[Excerpted data — start]

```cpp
extern "C" {
int fira_copy_score_fwd(void* stream, int B, int T, int S, const float* src, const float* tgt, const float* w,
                        const float* bias, float* score) {
    return fira::copy_score_fwd((hipStream_t)stream, B, T, S, src, tgt, w, bias, score);
}
int fira_copy_score_bwd(void* stream, int B, int T, int S, const float* src, const float* tgt, const float* w,
                        const float* dscore, float* dsrc, float* dtgt, float* dw, float* dbias) {
    return fira::copy_score_bwd((hipStream_t)stream, B, T, S, src, tgt, w, dscore, dsrc, dtgt, dw, dbias);
}
int fira_head_loss(void* stream, int BT, int T, int V, int S, const int32_t* compact_row, float* logits, int ldl,
                   float* score, const int32_t* mem_valid, float* gate_logits, const int32_t* tar_label,
                   float* loss_sum, int32_t* n_tok, int32_t* argmax_out, int want_grad) {
    return fira::head_loss((hipStream_t)stream, BT, T, V, S, compact_row, logits, ldl, score, mem_valid, gate_logits,
                           tar_label, loss_sum, n_tok, argmax_out, want_grad);
}
int fira_adam_step_mb(void* stream, int64_t n, float* p, const float* g0, const float* g1, float* m, float* v, float lr,
                      float beta1, float beta2, float eps, int step, const int32_t* n_tok0, const int32_t* n_tok1) {
    FIRA_REQUIRE(p && g0 && m && v && n_tok0 && step >= 1, "fira_adam_step_mb: bad argument");
    return fira::adam_step_mb((hipStream_t)stream, n, p, g0, g1, m, v, lr, beta1, beta2, eps, step, n_tok0, n_tok1);
}
int fira_inv_count(void* stream, const int32_t* n_tok, float* out) {
    return fira::inv_count((hipStream_t)stream, n_tok, out);
}
int fira_adam_step(void* stream, int64_t n, float* p, const float* g, float* m, float* v, float lr, float beta1,
                   float beta2, float eps, int step, const float* inv_scale_ntok) {
    return fira::adam_step((hipStream_t)stream, n, p, g, m, v, lr, beta1, beta2, eps, step, inv_scale_ntok, 0);
}
int fira_adam_step_count(void* stream, int64_t n, float* p, const float* g, float* m, float* v, float lr, float beta1,
                         float beta2, float eps, int step, const float* count) {
    FIRA_REQUIRE(p && g && m && v && count && step >= 1, "fira_adam_step_count: bad argument");
    return fira::adam_step((hipStream_t)stream, n, p, g, m, v, lr, beta1, beta2, eps, step, count, 1);
}
int fira_pack_stats(void* stream, const float* loss_sum, const int32_t* n_tok, float* out2) {
    FIRA_REQUIRE(loss_sum && n_tok && out2, "fira_pack_stats: null pointer argument");
    hipLaunchKernelGGL(fira::pack_stats_kernel, dim3(1), dim3(1), 0, (hipStream_t)stream, loss_sum, n_tok, out2);
    FIRA_CHECK_LAUNCH("pack_stats");
    return 0;
}
}
```

### fira_icse_amd/csrc/engine.h

```cpp
#pragma once
#include "common.h"
#include <string>
#include <vector>

namespace fira {

int gemm_f32(hipStream_t s, int tA, int tB, int M, int N, int K, const float* A, int lda, const float* B, int ldb,
             float* C, int ldc, const float* bias, int flags, int splitk);
int gemm_f32_ex(hipStream_t s, int tA, int tB, int M, int N, int K, const float* A, int lda, const float* B, int ldb,
                float* C, int ldc, const float* bias, int flags, int splitk, float* colsum,
                const int32_t* c_rows = nullptr, const float* relu_mask = nullptr);
int gemm_bf16_ex(hipStream_t s, int tA, int tB, int M, int N, int K, const float* A, int lda, const float* B, int ldb,
                 float* C, int ldc, const float* bias, int flags, int splitk, float* colsum,
                 const int32_t* c_rows = nullptr, const float* relu_mask = nullptr);
struct ShadowEntry { int64_t offset; int rows, cols, pitch_t; int64_t offset_t; };
constexpr int SHADOW_MAX = 64;
struct ShadowTable {
    int n = 0;
    int64_t wbt_elems = 0;
    int tile_start[SHADOW_MAX + 1] = {0};
    ShadowEntry e[SHADOW_MAX];
};
int weight_shadows(hipStream_t s, const ShadowTable& tab, const float* P, uint16_t* Wb, uint16_t* WbT);
int gemm_bf16_wb_ex(hipStream_t s, int M, int N, int K, const float* A, int lda, const uint16_t* Bb, int ldb, float* C,
// ... 176 lines not shown
                   const float* bias, float* score);
int copy_score_fwd_ex(hipStream_t s, int B, int T, int S, const float* src, const float* tgt, const float* w,
                      const float* bias, float* score, int qpk, const int32_t* mem_valid,
                      const int32_t* tar_label = nullptr, int V = 0,
                      const int32_t* t_off = nullptr);
int copy_score_bwd_ex(hipStream_t s, int B, int T, int S, const float* src, const float* tgt, const float* w,
                      const float* dscore, float* dsrc, float* dtgt, float* dw, float* dbias, const int32_t* mem_valid,
                      float* part = nullptr, const int32_t* t_off = nullptr);
int copy_score_bwd_blocks(int B, int S);
constexpr int COPY_PART_STRIDE = 264;
int decode_dist(hipStream_t s, int R, int V, int S, const float* logits, int ldl, const float* score,
                const int32_t* mem_valid, int qpk, const float* gate_logits, float* dist, int32_t* best_id,
                float* best_p, const float* x = nullptr, const float* wp = nullptr, const float* bp = nullptr);
int inv_count(hipStream_t s, const int32_t* n_tok, float* out);
int sample_dist(hipStream_t s, int R, int n_sample, int V, int S, const float* logits, int ldl, const float* score,
                const int32_t* mem_valid, const float* x, const float* wp, const float* bp, int T, int step,
                const int32_t* key, const uint64_t* seed_dev, float temperature, int top_k, float top_p, float* dist,
                int32_t* best_id, float* best_p);
int score_dist(hipStream_t s, int R, int n_cand, int V, int L, int S, const float* logits, int ldl, const float* score,
               const int32_t* mem_valid, const float* x, const float* wp, const float* bp, const int32_t* target,
               const int32_t* label, const int32_t* sou, const int32_t* sub, float* dist, float* p_word, float* p_entry,
               int32_t* entry, float* copy_share, float* p_label, int32_t* top_id, float* logp_word, float* logp_entry,
               float* logp_label);
int row_topk(hipStream_t s, int R, int V, int k, const float* logits, int ldl, int32_t* ids, float* vals);
int copy_score_bwd(hipStream_t s, int B, int T, int S, const float* src, const float* tgt, const float* w,
                   const float* dscore, float* dsrc, float* dtgt, float* dw, float* dbias);
int head_loss(hipStream_t s, int BT, int T, int V, int S, const int32_t* compact_row, float* logits, int ldl,
              float* score, const int32_t* mem_valid, float* gate_logits, const int32_t* tar_label, float* loss_sum,
              int32_t* n_tok, int32_t* argmax_out, int want_grad,
              const int32_t* row_bt = nullptr);
int adam_step(hipStream_t s, int64_t n, float* p, const float* g, float* m, float* v, float lr, float beta1,
              float beta2, float eps, int step, const float* scale_ptr, int scale_is_count = 0);
int adam_step_mb(hipStream_t s, int64_t n, float* p, const float* g0, const float* g1, float* m, float* v, float lr,
                 float beta1, float beta2, float eps, int step, const int32_t* n0, const int32_t* n1);
constexpr int ADAM_ROWS_K = 32;
struct AdamRowsHist { float bc1[ADAM_ROWS_K], bc2s[ADAM_ROWS_K]; };
struct AdamRowsTables { float *p, *m, *v; int64_t off[2]; int rows[2]; int32_t* last; };
struct AdamRowsView {
    const float *m = nullptr, *v = nullptr;
    const int32_t* last = nullptr;
    int to = 0;
    float lr = 0.f, beta1 = 0.f, beta2 = 0.f, eps = 0.f, gz = 0.f;
    AdamRowsHist h;
};
AdamRowsView adam_rows_view(const AdamRowsTables& tb, int table, float lr, float beta1, float beta2, float eps, int to);
struct AdamRowsLists { int n_lists; int end[4]; int table[4]; const int32_t* ids[4]; };
int adam_rows_step(hipStream_t s, const AdamRowsTables& tb, const float* g, float lr, float beta1, float beta2, float eps,
                   int step, const int32_t* n0, const float* count, int tables = 3);
int adam_rows_catchup(hipStream_t s, const AdamRowsTables& tb, const AdamRowsLists* ls, float lr, float beta1, float beta2,
                      float eps, int to);
AdamRowsHist adam_rows_hist(float beta1, float beta2, int end);
struct ClipClose {
    const int32_t* n_tok;
    const float* count;
    float max_norm;
    int n_slots;
};
size_t grad_sqsum_scratch_bytes();
int grad_sqsum(hipStream_t s, int64_t n, const float* g, fira_clip_state* st, int slot, void* scratch, const ClipClose* fin);
int clip_finish(hipStream_t s, fira_clip_state* st, const ClipClose& fin);
int adam_step_clip(hipStream_t s, int64_t n, float* p, const float* g, float* m, float* v, float lr, float beta1, float beta2,
                   float eps, int step, const int32_t* n0, const float* count, const fira_clip_state* st);
int adam_rows_step_clip(hipStream_t s, const AdamRowsTables& tb, const float* g, float lr, float beta1, float beta2, float eps,
                        int step, const int32_t* n0, const float* count, int tables, const fira_clip_state* st);

struct ParamInfo {
    std::string name;
// ... 25 lines not shown
```

### fira_icse_amd/csrc/engine.hip

```cpp
#include "engine.h"
#include <hip/hip_ext.h>
#include "epilogue.h"
#include <stdlib.h>
#include <map>
#include <mutex>

namespace fira {

static int64_t shadow_wbt_elems(const Layout& L);

struct Arena {
    char* base;
    size_t used = 0;
    explicit Arena(void* b) : base((char*)b) {}
    template <typename T>
    T* get(size_t n) {
        size_t bytes = (n * sizeof(T) + 255) / 256 * 256;
        T* p = base ? (T*)(base + used) : nullptr;
        used += bytes;
        return p;
    }
    float* f(size_t n) { return get<float>(n); }
};

// ... 969 lines not shown
    TRY(linear(s, R, p.V, D, dec_rows, D, c.P + L.wout, c.P + L.bout, p.logits, p.ldl));
    TRY(gemm_any(s, 0, 1, c.Td, D, D, dec, D, c.P + L.wt, D, p.tgt, D, nullptr, 0, 0, nullptr));
    if (c.deferred) TRY(main_wait(s, c.ev_src, __LINE__));
    TRY(copy_score_fwd_ex(s, p.B, p.T, Sm, p.src, p.tgt, c.P + L.wres, c.P + L.bres, p.score, 1, p.mem_valid,
                          argmax_out ? nullptr : c.bt->tar_label, p.V, c.dec_off));
    TRY(linear(s, c.Td, 2, D, dec, D, c.P + L.wp, c.P + L.bp, p.gate, 2));
    TRY(head_loss(s, c.Td, p.T, p.V, Sm, p.compact_row, p.logits, p.ldl, p.score, p.mem_valid, p.gate,
                  c.bt->tar_label, loss_sum, n_tok, argmax_out, want_grad, c.row_bt));
    return 0;
}

static inline int enc_wgrad_every(int n_rows, int n_layers) {
    static const int forced = [] { const char* e = getenv("FIRA_ENC_WGRAD_EVERY"); const int v = e ? atoi(e) : 0; return v >= 1 ? v : 0; }();
    if (forced) return forced;
    return n_rows <= 32768 ? std::max(1, n_layers) : 1;
}

static int group_a_final_stream(hipStream_t s, hipStream_t* out) {
    SideStream& sd = side();
    *out = s;
    if (sd.stream && sd.enabled) {
        TRY(aux_fork(s));
        hipEvent_t e2 = sd.ev();
        if (hipEventRecord(e2, sd.stream) != hipSuccess || hipStreamWaitEvent(sd.aux, e2, 0) != hipSuccess)
            return set_err("group-A mark: weight-gradient stream mark failed");
        *out = sd.aux;
    }
    return 0;
}
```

[Excerpted data — finish]

- What this task involves:
Exactly how many lines of the records hold "used"? Give the number without any words.

- Task result:
3